[Saved entries]
● ● ● ●
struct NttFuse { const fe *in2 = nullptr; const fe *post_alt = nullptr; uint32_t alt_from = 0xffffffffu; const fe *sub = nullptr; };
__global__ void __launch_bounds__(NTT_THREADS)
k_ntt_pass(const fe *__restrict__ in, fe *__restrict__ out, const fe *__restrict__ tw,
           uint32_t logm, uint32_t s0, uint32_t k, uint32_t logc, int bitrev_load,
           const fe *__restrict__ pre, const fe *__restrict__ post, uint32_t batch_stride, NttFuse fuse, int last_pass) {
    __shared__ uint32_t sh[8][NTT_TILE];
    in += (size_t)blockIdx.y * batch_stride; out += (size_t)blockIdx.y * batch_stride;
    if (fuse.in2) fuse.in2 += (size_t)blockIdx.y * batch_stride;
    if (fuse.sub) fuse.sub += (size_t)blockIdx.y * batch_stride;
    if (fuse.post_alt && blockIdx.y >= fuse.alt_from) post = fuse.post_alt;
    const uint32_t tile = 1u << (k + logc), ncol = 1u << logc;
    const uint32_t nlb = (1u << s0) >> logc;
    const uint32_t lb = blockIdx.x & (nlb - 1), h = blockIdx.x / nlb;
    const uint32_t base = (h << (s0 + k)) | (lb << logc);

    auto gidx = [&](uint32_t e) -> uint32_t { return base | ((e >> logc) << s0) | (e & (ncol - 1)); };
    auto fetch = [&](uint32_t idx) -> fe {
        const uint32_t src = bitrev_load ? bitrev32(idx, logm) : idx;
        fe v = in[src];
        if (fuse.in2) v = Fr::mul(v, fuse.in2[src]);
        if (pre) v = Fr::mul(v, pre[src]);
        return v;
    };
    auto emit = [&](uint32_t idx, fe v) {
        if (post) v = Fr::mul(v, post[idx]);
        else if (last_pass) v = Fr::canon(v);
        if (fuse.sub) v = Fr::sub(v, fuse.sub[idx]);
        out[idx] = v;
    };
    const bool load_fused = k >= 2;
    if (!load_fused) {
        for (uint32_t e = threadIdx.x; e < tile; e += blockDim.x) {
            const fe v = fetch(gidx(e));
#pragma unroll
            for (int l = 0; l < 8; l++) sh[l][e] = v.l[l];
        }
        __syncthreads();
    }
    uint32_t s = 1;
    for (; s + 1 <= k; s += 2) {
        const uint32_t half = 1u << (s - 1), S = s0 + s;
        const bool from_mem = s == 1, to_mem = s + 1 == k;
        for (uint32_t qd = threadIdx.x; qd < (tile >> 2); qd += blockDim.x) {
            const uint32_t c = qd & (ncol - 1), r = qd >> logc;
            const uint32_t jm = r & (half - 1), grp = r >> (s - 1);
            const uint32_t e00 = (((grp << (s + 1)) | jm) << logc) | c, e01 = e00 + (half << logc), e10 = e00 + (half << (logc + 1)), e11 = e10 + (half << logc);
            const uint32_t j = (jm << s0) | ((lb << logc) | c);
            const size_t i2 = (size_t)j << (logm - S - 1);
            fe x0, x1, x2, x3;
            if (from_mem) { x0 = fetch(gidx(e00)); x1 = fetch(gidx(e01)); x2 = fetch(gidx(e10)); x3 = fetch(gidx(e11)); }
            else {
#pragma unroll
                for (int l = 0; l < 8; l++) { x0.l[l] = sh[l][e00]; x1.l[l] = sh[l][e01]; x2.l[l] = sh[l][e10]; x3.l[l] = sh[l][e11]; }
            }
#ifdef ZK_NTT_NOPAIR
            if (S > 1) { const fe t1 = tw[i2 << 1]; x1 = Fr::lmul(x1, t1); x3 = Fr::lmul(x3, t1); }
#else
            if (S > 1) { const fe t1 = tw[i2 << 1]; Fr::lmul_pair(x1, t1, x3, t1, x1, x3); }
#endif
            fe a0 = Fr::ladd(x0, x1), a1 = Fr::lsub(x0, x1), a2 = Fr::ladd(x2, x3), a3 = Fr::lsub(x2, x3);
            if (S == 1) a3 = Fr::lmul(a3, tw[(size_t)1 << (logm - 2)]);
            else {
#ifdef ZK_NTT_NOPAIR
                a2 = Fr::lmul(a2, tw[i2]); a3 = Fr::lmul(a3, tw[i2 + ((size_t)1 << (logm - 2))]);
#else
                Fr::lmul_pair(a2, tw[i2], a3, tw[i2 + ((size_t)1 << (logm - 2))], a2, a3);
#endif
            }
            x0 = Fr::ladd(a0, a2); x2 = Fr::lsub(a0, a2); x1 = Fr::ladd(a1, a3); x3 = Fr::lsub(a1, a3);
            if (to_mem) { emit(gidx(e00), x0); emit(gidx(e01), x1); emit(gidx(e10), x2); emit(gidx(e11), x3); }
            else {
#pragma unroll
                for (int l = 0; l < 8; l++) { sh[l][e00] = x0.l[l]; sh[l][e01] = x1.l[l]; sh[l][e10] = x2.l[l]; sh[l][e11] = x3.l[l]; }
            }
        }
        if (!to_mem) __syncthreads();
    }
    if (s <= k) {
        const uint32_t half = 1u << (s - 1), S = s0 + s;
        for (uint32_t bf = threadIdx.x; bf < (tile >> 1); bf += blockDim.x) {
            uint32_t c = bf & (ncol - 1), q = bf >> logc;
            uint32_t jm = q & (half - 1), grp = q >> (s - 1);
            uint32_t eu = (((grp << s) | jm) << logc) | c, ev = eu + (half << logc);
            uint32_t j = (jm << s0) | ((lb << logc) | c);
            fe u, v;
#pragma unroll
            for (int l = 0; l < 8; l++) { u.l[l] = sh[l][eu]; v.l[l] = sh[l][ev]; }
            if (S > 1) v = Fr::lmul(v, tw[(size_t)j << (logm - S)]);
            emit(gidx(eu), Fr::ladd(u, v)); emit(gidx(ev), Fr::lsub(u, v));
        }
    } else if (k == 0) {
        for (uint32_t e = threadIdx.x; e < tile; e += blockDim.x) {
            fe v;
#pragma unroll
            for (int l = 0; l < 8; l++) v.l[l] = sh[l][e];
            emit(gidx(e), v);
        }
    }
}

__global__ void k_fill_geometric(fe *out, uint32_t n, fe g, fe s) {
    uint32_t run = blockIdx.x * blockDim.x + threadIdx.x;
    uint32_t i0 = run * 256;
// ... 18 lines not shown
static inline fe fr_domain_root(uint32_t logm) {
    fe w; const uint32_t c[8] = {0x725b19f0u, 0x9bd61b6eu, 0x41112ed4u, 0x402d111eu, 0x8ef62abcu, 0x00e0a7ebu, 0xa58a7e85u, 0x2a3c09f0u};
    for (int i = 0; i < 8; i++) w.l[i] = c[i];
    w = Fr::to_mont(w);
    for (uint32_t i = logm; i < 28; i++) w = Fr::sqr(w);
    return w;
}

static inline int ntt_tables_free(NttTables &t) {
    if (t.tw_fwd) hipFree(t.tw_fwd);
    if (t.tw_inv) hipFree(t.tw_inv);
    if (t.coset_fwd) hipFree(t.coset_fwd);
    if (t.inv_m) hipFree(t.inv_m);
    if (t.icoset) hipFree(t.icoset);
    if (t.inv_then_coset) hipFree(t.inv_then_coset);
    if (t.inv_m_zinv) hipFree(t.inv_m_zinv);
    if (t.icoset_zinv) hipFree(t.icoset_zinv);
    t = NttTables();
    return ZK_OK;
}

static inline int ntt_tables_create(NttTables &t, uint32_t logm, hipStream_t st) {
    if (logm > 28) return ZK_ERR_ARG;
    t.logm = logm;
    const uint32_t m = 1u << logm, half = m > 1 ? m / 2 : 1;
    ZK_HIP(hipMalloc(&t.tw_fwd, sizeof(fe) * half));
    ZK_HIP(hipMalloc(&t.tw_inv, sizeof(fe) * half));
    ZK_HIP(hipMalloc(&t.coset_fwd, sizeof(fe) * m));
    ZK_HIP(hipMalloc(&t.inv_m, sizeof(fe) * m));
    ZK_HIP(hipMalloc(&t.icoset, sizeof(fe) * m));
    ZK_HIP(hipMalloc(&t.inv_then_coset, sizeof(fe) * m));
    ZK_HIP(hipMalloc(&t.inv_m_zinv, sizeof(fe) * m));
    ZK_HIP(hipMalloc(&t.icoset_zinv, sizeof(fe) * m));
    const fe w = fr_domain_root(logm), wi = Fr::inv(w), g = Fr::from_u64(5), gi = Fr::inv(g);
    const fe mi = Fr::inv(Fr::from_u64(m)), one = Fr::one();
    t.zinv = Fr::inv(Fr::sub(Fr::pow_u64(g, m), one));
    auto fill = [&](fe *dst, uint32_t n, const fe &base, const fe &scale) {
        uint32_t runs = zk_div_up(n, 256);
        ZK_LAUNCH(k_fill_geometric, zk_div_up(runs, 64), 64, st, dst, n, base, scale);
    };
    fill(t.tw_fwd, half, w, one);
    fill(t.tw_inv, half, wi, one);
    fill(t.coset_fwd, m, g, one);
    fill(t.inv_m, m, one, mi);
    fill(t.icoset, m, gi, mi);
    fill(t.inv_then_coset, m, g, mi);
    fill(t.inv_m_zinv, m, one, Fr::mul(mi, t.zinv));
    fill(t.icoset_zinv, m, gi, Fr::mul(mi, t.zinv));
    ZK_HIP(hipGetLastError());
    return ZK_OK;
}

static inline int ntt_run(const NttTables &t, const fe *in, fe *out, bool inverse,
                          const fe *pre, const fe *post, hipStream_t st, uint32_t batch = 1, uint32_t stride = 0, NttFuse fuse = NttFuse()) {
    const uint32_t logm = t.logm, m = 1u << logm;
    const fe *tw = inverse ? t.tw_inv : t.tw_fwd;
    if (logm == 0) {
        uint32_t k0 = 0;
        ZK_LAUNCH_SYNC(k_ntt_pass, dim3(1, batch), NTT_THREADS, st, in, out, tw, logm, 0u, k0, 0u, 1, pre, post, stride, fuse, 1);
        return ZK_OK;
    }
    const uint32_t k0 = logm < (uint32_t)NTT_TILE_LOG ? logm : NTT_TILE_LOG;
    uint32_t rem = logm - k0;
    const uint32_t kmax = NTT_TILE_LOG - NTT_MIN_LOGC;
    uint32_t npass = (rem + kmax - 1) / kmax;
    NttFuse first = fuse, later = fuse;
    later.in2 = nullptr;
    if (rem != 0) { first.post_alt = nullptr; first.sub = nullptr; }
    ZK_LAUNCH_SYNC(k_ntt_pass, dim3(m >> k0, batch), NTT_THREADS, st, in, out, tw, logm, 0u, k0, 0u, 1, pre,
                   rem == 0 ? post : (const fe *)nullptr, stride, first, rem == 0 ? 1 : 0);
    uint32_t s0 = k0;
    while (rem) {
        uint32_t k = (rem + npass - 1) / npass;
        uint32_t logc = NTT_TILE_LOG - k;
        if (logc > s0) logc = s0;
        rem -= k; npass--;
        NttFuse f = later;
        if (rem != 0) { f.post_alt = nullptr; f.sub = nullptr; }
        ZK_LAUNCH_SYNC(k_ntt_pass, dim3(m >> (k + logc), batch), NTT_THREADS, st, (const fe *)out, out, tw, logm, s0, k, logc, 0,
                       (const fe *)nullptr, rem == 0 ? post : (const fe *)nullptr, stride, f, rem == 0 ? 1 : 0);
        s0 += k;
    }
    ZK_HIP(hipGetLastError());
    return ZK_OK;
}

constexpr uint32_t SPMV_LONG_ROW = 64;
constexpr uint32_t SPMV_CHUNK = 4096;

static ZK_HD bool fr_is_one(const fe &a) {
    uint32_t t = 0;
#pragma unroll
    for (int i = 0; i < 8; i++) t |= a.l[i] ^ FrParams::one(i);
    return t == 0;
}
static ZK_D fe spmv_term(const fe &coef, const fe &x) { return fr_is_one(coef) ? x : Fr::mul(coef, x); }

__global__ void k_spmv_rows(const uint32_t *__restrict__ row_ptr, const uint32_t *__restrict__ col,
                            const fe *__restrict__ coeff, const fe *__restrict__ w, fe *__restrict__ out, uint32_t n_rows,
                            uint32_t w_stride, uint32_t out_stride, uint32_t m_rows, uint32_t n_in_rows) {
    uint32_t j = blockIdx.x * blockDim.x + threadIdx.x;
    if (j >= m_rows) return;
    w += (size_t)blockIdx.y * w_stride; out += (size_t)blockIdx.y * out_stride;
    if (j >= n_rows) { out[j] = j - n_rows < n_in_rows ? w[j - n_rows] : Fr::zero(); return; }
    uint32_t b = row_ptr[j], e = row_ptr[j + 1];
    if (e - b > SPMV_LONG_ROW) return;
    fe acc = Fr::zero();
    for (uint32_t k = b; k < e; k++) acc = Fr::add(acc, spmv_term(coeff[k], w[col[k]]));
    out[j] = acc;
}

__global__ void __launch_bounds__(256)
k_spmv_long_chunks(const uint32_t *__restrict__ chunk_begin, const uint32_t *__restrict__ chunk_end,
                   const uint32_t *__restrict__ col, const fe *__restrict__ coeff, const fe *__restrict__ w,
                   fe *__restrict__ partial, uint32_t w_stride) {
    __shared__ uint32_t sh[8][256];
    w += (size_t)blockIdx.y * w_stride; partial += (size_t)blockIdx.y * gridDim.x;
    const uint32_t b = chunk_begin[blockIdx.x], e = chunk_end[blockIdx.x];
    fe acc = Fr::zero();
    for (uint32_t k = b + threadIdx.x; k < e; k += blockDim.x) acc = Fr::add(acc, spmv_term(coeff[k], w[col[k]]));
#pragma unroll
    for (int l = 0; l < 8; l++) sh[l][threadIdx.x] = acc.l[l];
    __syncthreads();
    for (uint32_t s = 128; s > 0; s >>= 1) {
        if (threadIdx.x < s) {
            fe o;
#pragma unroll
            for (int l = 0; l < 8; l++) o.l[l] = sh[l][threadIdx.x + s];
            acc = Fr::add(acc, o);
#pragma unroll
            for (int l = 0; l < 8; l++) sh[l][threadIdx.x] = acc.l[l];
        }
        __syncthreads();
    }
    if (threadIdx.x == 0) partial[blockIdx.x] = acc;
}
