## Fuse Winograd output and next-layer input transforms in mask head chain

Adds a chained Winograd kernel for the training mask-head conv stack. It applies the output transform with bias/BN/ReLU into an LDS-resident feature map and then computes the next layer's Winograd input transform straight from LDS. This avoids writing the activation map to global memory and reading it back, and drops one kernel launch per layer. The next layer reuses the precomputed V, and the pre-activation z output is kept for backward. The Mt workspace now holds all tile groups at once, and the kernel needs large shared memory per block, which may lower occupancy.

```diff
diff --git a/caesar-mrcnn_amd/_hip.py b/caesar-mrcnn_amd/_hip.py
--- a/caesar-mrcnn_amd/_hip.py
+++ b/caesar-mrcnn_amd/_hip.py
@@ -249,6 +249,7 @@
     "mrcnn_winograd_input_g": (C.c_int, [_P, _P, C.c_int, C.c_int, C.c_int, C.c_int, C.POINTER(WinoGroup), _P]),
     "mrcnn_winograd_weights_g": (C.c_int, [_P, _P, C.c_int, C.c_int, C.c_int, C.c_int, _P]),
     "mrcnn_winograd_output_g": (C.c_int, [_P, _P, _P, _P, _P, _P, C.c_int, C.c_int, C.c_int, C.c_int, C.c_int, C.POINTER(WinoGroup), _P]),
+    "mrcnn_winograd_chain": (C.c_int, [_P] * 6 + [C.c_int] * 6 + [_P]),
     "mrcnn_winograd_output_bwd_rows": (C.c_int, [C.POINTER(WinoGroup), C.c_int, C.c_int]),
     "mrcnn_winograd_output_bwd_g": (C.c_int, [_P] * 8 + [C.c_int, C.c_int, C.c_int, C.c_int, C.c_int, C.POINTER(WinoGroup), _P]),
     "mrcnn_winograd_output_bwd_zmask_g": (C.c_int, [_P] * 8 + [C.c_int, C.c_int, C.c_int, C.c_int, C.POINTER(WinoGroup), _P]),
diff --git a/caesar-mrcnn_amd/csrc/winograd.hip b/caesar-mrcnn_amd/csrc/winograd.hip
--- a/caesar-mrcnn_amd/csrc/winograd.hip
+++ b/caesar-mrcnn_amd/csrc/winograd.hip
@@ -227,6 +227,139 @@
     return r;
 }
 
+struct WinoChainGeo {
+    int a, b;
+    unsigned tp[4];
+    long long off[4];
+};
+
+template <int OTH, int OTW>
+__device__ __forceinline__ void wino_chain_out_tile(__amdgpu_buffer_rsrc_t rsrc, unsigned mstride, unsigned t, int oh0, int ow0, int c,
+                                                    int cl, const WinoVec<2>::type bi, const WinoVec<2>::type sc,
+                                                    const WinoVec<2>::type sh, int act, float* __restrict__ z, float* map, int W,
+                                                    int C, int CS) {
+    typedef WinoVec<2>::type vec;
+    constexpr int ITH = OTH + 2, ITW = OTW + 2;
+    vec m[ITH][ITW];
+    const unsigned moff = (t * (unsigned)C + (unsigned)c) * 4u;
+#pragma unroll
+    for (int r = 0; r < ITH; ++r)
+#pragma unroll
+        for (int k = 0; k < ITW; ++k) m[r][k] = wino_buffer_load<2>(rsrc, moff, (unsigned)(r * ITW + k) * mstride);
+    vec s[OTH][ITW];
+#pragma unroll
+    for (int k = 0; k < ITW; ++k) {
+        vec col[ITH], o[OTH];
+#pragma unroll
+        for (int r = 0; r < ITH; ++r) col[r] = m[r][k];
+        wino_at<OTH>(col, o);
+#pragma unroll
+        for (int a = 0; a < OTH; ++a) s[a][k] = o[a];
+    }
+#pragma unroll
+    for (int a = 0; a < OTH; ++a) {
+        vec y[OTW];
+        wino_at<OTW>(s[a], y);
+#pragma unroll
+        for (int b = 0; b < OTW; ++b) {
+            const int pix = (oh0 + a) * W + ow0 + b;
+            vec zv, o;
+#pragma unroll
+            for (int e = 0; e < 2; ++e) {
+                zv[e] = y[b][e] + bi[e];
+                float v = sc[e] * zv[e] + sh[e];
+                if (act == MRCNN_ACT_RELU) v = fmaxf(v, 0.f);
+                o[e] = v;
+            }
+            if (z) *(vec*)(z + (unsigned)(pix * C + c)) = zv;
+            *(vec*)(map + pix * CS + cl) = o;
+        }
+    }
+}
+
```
● ● ● ●
**Exercise aim**
Out of the data above, set down the lines from the one with "fill(t.inv_then_coset, m, g, mi);" to the one with "static inline int ntt_run(const", both included, exactly as written and with no additions.

**Written answer**
    fill(t.inv_then_coset, m, g, mi);
    fill(t.inv_m_zinv, m, one, Fr::mul(mi, t.zinv));
    fill(t.icoset_zinv, m, gi, Fr::mul(mi, t.zinv));
    ZK_HIP(hipGetLastError());
    return ZK_OK;
}

static inline int ntt_run(const NttTables &t, const fe *in, fe *out, bool inverse,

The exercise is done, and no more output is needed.